» **Task description**
Copy out all lines in the material below that contain the string "lamB".

======== Exercise material

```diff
+  for (int i = 0; i < 3; ++i) { hw.hRd[i] = uniform_((real)0.5 * tr.Rd[i]); tr.ulo[i] = uniform_(tr.ulo[i]); tr.uhi[i] = uniform_(tr.uhi[i]); }
+  hw.hmu = uniform_((real)0.5 * mu);
   real* L = lds + L_FWD;
-  real am[CG];
-  for (int c = 0; c < CG; ++c) am[c] = 0;
+  real am[NC];
+  for (int c = 0; c < NC; ++c) am[c] = 0;
   acc_t J = 0;
-  const int cme = (lane < nc) ? lane : 0;
-  const TSAT_GLOBAL real* Cc[CG];
-  for (int c = 0; c < CG; ++c) Cc[c] = slab_ptr<real>(p, N, cand_slab(p.cur, c0 + (c < nc ? c : 0)));
+  unsigned long long pc_sum = 0;
+  const int cme = (lane < NC) ? lane : 0;
+  const TSAT_GLOBAL real* Cc[NC];
+  for (int c = 0; c < NC; ++c) Cc[c] = slab_ptr<real>(p, N, cand_slab(p.cur, c0 + c));
   const int S = (N + WAVE - 1) / WAVE;
   constexpr int SPB = KB / WAVE;
-  auto load = [&](int st) {
-    CostIn<real> in;
-    const int k = st * WAVE + lane, kx = (k < N) ? k : N - 1, kl = (k < N - 1) ? k : 0;
-    for (int e = 0; e < 6; ++e) in.lam[e] = p.LAM[(size_t)kl * LMW + e];
-    for (int c = 0; c < CG; ++c)
-      for (int e = 0; e < XUW; ++e) in.r[c][e] = (c < nc) ? Cc[c][(size_t)kx * XUW + e] : (real)0;
-    return in;
+  auto load_lam = [&](real* lam, int st) {
+    const int k = st * WAVE + lane, kl = (k < N - 1) ? k : 0;
+    for (int e = 0; e < 6; ++e) lam[e] = p.LAM[(size_t)kl * LMW + e];
   };
-  auto step = [&](const CostIn<real>& in, int st) {
-    const int k = st * WAVE + lane;
+  auto load_rec = [&](real* r, int c, int st) {
+    const int k = st * WAVE + lane, kx = (k < N) ? k : N - 1;
+    load_record5<real>(Cc[c] + (size_t)kx * XUW, r);
+  };
+  auto step = [&](const real* lam, real (*r)[XUW], int st, int nx) {
+    const int b = st / SPB, q = st % SPB;
     real gate[6];
-    for (int e = 0; e < 6; ++e) gate[e] = (in.lam[e] > 0) ? -inf_<real>() : (real)0;
-    for (int c = 0; c < CG; ++c) {
-      if (c >= nc) break;
+    for (int e = 0; e < 6; ++e) gate[e] = (lam[e] > 0) ? -inf_<real>() : (real)0;
+    real* Lw = L + q * WAVE + lane;
+    for (int c = 0; c < NC; ++c) {
       real a = am[c];
-      if (k < N)
-        for (int e = 0; e < 7; ++e) a = fmaxabs_(a, in.r[c][e]);
-      if (k < N - 1) {
-        for (int e = 7; e < 10; ++e) a = fmaxabs_(a, in.r[c][e]);
-        L[c * KBS + (st % SPB) * WAVE + lane] = stage_cost_gated(tr, hw, in.r[c], in.r[c] + 7, in.lam, gate);
-      }
+      for (int e = 0; e < XUW; ++e) a = fmaxabs_(a, r[c][e]);
       am[c] = a;
-    }
-    if ((st % SPB) == SPB - 1 || st == S - 1) {
+      Lw[c * KBS] = stage_cost_gated(tr, hw, r[c], r[c] + 7, lam, gate);
+      if (st == S - 1 && st * WAVE + lane == N - 1)
+        for (int i = 0; i < 7; ++i) L[CC_XN + c * 8 + i] = r[c][i];
+      load_rec(r[c], c, nx);
+    }
+    if (q == SPB - 1 || st == S - 1) {
+      const unsigned long long t_a = tick_();
       TSAT_SYNC_LDS();
-      if (lane < nc) {
-        const int k0 = (st / SPB) * KB;
-        const int n = (N - 1 - k0 < KB) ? (N - 1 - k0) : KB;
+      if (lane < NC) {
+        const int n = (N - 1 - b * KB < KB) ? (N - 1 - b * KB) : KB;
         const real* Lc = L + cme * KBS;
         int kk = 0;
         for (; kk + 16 <= n; kk += 16) {
@@ -986,31 +1018,44 @@
         for (; kk < n; ++kk) J += (acc_t)Lc[kk];
       }
       TSAT_SYNC_LDS();
+      pc_sum += tick_() - t_a;
     }
   };
-  CostIn<real> A = load(0);
+  const unsigned long long t_l0 = tick_();
+  real lamA[6], lamB[6], r[NC][XUW];
+  load_lam(lamA, 0);
+  for (int c = 0; c < NC; ++c) load_rec(r[c], c, 0);
   for (int st = 0; st < S; st += 2) {
-    const CostIn<real> B = load((st + 1 < S) ? st + 1 : st);
-    step(A, st);
+    load_lam(lamB, (st + 1 < S) ? st + 1 : st);
+    step(lamA, r, st, (st + 1 < S) ? st + 1 : st);
     if (st + 1 < S) {
-      A = load((st + 2 < S) ? st + 2 : st + 1);
-      step(B, st + 1);
-    }
-  }
+      load_lam(lamA, (st + 2 < S) ? st + 2 : st + 1);
+      step(lamB, r, st + 1, (st + 2 < S) ? st + 2 : st + 1);
+    }
+  }
+#if defined(TSAT_PROFILE) && !defined(TSAT_EMU)
+  if (lane == 0) { lds[L_PC + 0] += (real)((tick_() - t_l0) - pc_sum); lds[L_PC + 3] += (real)pc_sum; }
+#else
+  (void)t_l0; (void)pc_sum;
+#endif
   real amax = 0;
-  for (int c = 0; c < CG; ++c) {
-    if (c >= nc) break;
+  for (int c = 0; c < NC; ++c) {
     const real m = wave_max(am[c], lds + L_RED);
     amax = (lane == c) ? m : amax;
   }
   real nu[7], xN[7];
-  const TSAT_GLOBAL real* cN = slab_ptr<real>(p, N, cand_slab(p.cur, c0 + cme)) + (size_t)(N - 1) * XUW;
-  for (int i = 0; i < 7; ++i) { nu[i] = lds[L_NU + i]; xN[i] = cN[i]; }
+  for (int i = 0; i < 7; ++i) { nu[i] = lds[L_NU + i]; xN[i] = L[CC_XN + cme * 8 + i]; }
   J += (acc_t)term_cost(tr, xN, nu, mu, term_mask, true);
   FwdOut<real> out;
   out.J = J;
-  out.ok = (lane < nc && (amax <= max_state) && (J == J)) ? 1 : 0;
+  out.ok = (lane < NC && (amax <= max_state) && (J == J)) ? 1 : 0;
   return out;
+}
+template <typename real>
+TSAT_DEV FwdOut<real> candidate_costs(TPtrs<real> p, int N, int c0, int nc, real mu, int term_mask, real max_state) {
+  static_assert(CG == 2, "one instance per group width");
+  if (TSAT_UNIFORM_INT(nc) >= 2) return candidate_costs_n<real, 2>(p, N, c0, mu, term_mask, max_state);
+  return candidate_costs_n<real, 1>(p, N, c0, mu, term_mask, max_state);
 }
 
 
@@ -1663,6 +1708,9 @@
     n_forward++;
     TSAT_SYNC();
     const FwdOut<real> f0 = candidate_costs<real>(p, N, 0, 1, mu, tmask, max_state);
+#if defined(TSAT_PROFILE) && !defined(TSAT_EMU)
+    if (lane == 0) lds[L_PC + 0] = lds[L_PC + 3] = 0;
+#endif
     const acc_t J0 = wave_bcast(f0.J, 0, red64());
     const int ok0 = wave_first<real>(!f0.ok, lds + L_RED) > 0;
     TSAT_SYNC();
@@ -1844,6 +1892,7 @@
       if (a.trace_rows > 1) {
         const unsigned long long w_s1 = wall_();
         trace[8] = (double)(tick_() - t_s0); trace[9] = (double)(w_s1 - w_s0); trace[10] = (double)w_s0; trace[11] = (double)w_s1;
+        trace[12] = (double)lds[L_PC + 0]; trace[13] = (double)lds[L_PC + 3];
       }
 #endif
     }
```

================

» **Task response**
+  real lamA[6], lamB[6], r[NC][XUW];
+    load_lam(lamB, (st + 1 < S) ? st + 1 : st);
+      step(lamB, r, st + 1, (st + 2 < S) ? st + 2 : st + 1);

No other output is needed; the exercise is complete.